Soil processes are driven by soil organisms and their interactions with plants and soil abiotic conditions. Climate changes may directly or indirectly alter soil processes and the organisms mediating ...these processes. Although aboveground influences of ozone have been studied widely on agroecosystems, the effects on belowground processes are poorly understood. This study aimed to investigate the effects of elevated ozone concentration O3 on the components of soil microbial food webs and compare their responses between ozone-sensitive and ozone-tolerant wheat cultivars. The responses of soil biota to elevated O3 varied between the two wheat cultivars. Fungal PLFA and the fungi to bacteria ratio decreased following elevated O3, especially in the rhizospheric soil of ozone-tolerant wheat. Nematode functional guilds were sensitive to elevated O3 and cultivar effects. At wheat jointing stage, bacterivores belonging to K-strategies decreased following elevated O3, while fungivores exhibited a reverse trend.
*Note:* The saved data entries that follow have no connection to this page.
# z430/keyword-spotting

Measured on AMD Instinct MI355X. Metric: 1s 16kHz clips/sec end-to-end (wav->label), higher is better.
Workload: dtype f32

## Files before the change

keyword-spotting_amd/csrc/kws_api.hip:

```cpp
#include <atomic>
#include <chrono>
#include <cmath>
#include <cstdio>
#include <cstring>
#include <new>

#include "kws_ctx.h"

namespace kws {

const char* const kKernelNames[KWS_K_COUNT] = {"kws_mfcc_i16_kernel", "kws_dscnn_fwd_kernel", "kws_cnntrad_conv_kernel",
                                               "kws_cnntrad_dense_kernel", "kws_stream_frame_kernel", "kws_mfcc_f64_kernel",
                                               "kws_mfcc_refine_kernel"};


static double hz2mel(double hz) { return 2595.0 * std::log10(1.0 + hz / 700.0); }
static double mel2hz(double mel) { return 700.0 * (std::pow(10.0, mel / 2595.0) - 1.0); }

static void mel_edges(int nfilt, int nfft, int sample_rate, std::vector<int>& edges) {
    const double lowmel = hz2mel(0.0), highmel = hz2mel(sample_rate / 2.0);
    const int num = nfilt + 2;
    const double step = (highmel - lowmel) / (double)(num - 1);
    edges.resize(num);
    for (int i = 0; i < num; ++i) {
// ... 151 lines not shown
    KWS_GUARD_BEGIN
    if (!out) return fail(nullptr, KWS_EINVAL, "kws_create: out is NULL");
    *out = nullptr;
    int ndev = 0;
    hipError_t e = hipGetDeviceCount(&ndev);
    if (e != hipSuccess || ndev <= 0)
        return fail(nullptr, KWS_EHIP, std::string("kws_create: no HIP device (") + hipGetErrorString(e) + "); there is no CPU fallback");
    if (device_id < 0 || device_id >= ndev) return fail(nullptr, KWS_EINVAL, "kws_create: device_id out of range");
    kws_ctx* c = new (std::nothrow) kws_ctx();
    if (!c) return fail(nullptr, KWS_ENOMEM, "kws_create: out of host memory");
    c->device = device_id;
    e = hipSetDevice(device_id);
    if (e == hipSuccess) e = hipStreamCreateWithFlags(&c->own_stream, hipStreamNonBlocking);
    if (e == hipSuccess) e = dscnn_init_device();
    if (e == hipSuccess) e = cnntrad_init_device();
    if (e != hipSuccess) {
        int rc = fail_hip(nullptr, e, "kws_create");
        if (c->own_stream) (void)hipStreamDestroy(c->own_stream);
        delete c;
        return rc;
    }
    c->stream = c->own_stream;
    int rc = kws_set_frontend(c, 16000, 16000, 400, 160, 512, 26, 10, 0.97f, 22);
    if (rc != KWS_OK) {
        g_create_err = c->err;
        kws_destroy(c);
        return rc;
    }
    *out = c;
    return KWS_OK;
// ... 543 lines not shown
    if (rc) return rc;
    if (!d_logits) return fail(c, KWS_EINVAL, std::string(fn) + ": d_logits is NULL");
    if (!c->model_ready) return fail(c, KWS_ESTATE, std::string(fn) + ": no model loaded (kws_load_dscnn)");
    HIP_TRY(c, hipSetDevice(c->device));
    if (c->mw.in_channels > 1) {
        if (d_act || d_stamps || (mode != KWS_PW_SPLIT_BF16 && mode != KWS_PW_PAIR_F16))
            return fail(c, KWS_EUNSUPPORTED, std::string(fn) + ": input_channels > 1 runs on the product kernels only");
        rc = grow_conv_ws(c, (size_t)B * 64 * 141, fn);
        if (rc) return rc;
        HIP_TRY(c, launch_conv1_general(c->stream, d_feat, B, c->mw.in_channels, c->mw.c1_general, c->mw.c1_b, c->d_conv_ws));
        ProfScope ps(c, KWS_K_DSCNN);
        HIP_TRY(c, launch_dscnn(c->stream, c->mw, c->d_conv_ws, B, d_logits, d_label, nullptr, mode, nullptr, nullptr, true));
        return KWS_OK;
    }
    ProfScope ps(c, KWS_K_DSCNN);
    HIP_TRY(c, launch_dscnn(c->stream, c->mw, d_feat, B, d_logits, d_label, d_act, mode, d_stamps));
    return KWS_OK;
}

int kws_forward_f32(kws_ctx* c, const float* d_feat, int B, float* d_logits, int32_t* d_label) {
    return forward_impl(c, d_feat, B, d_logits, d_label, nullptr, c ? c->pw_math : 0, "kws_forward_f32");
}

static int forward_map_impl(kws_ctx* c, const float* d_feat, int B, int T, int F, float* d_logits, int32_t* d_label, float* d_layers,
                            const char* fn) {
    int rc = check_batch(c, d_feat, B, fn);
    if (rc) return rc;
    if (!d_logits) return fail(c, KWS_EINVAL, std::string(fn) + ": d_logits is NULL");
    if (!c->model_ready) return fail(c, KWS_ESTATE, std::string(fn) + ": no model loaded (kws_load_dscnn)");
    if (T == IN_T && F == IN_F && !d_layers) return forward_impl(c, d_feat, B, d_logits, d_label, nullptr, c->pw_math, fn);
    if (T < 6 || F < 6) return fail(c, KWS_EINVAL, std::string(fn) + ": the 10 x 10 first convolution (padding 2) needs T >= 6 and F >= 6");
// ... 1030 lines not shown
```

keyword-spotting_amd/csrc/kws_ctx.h:

```cpp
#pragma once
#include <new>

#include "kws_internal.h"

namespace kws {
struct Ingest;
void ingest_free(kws_ctx* c);
}
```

The abundance of flagellates decreased in ozone-tolerant wheat, but increased in ozone-sensitive wheat following elevated O3. However, an opposite trend was found in the bacterivores belonging to r-strategies. In conclusion, wheat cultivars play an important role in determining the effects of elevated O3 on soil food web. The responses of soil biota to elevated O3 were greater in ozone-tolerant wheat than in ozone-sensitive wheat, which may in turn have influenced soil organic matter decomposition and nutrient turnover.
► Wheat cultivars are important in determining soil biota responses to elevated O3. ► Soil microbial communities were sensitive to elevated O3 in O3-tolerant cultivar. ► Higher abundance of flagellates was found in O3-tolerant cultivar. ► Nematode functional guilds were sensitive to elevated O3 and wheat cultivars.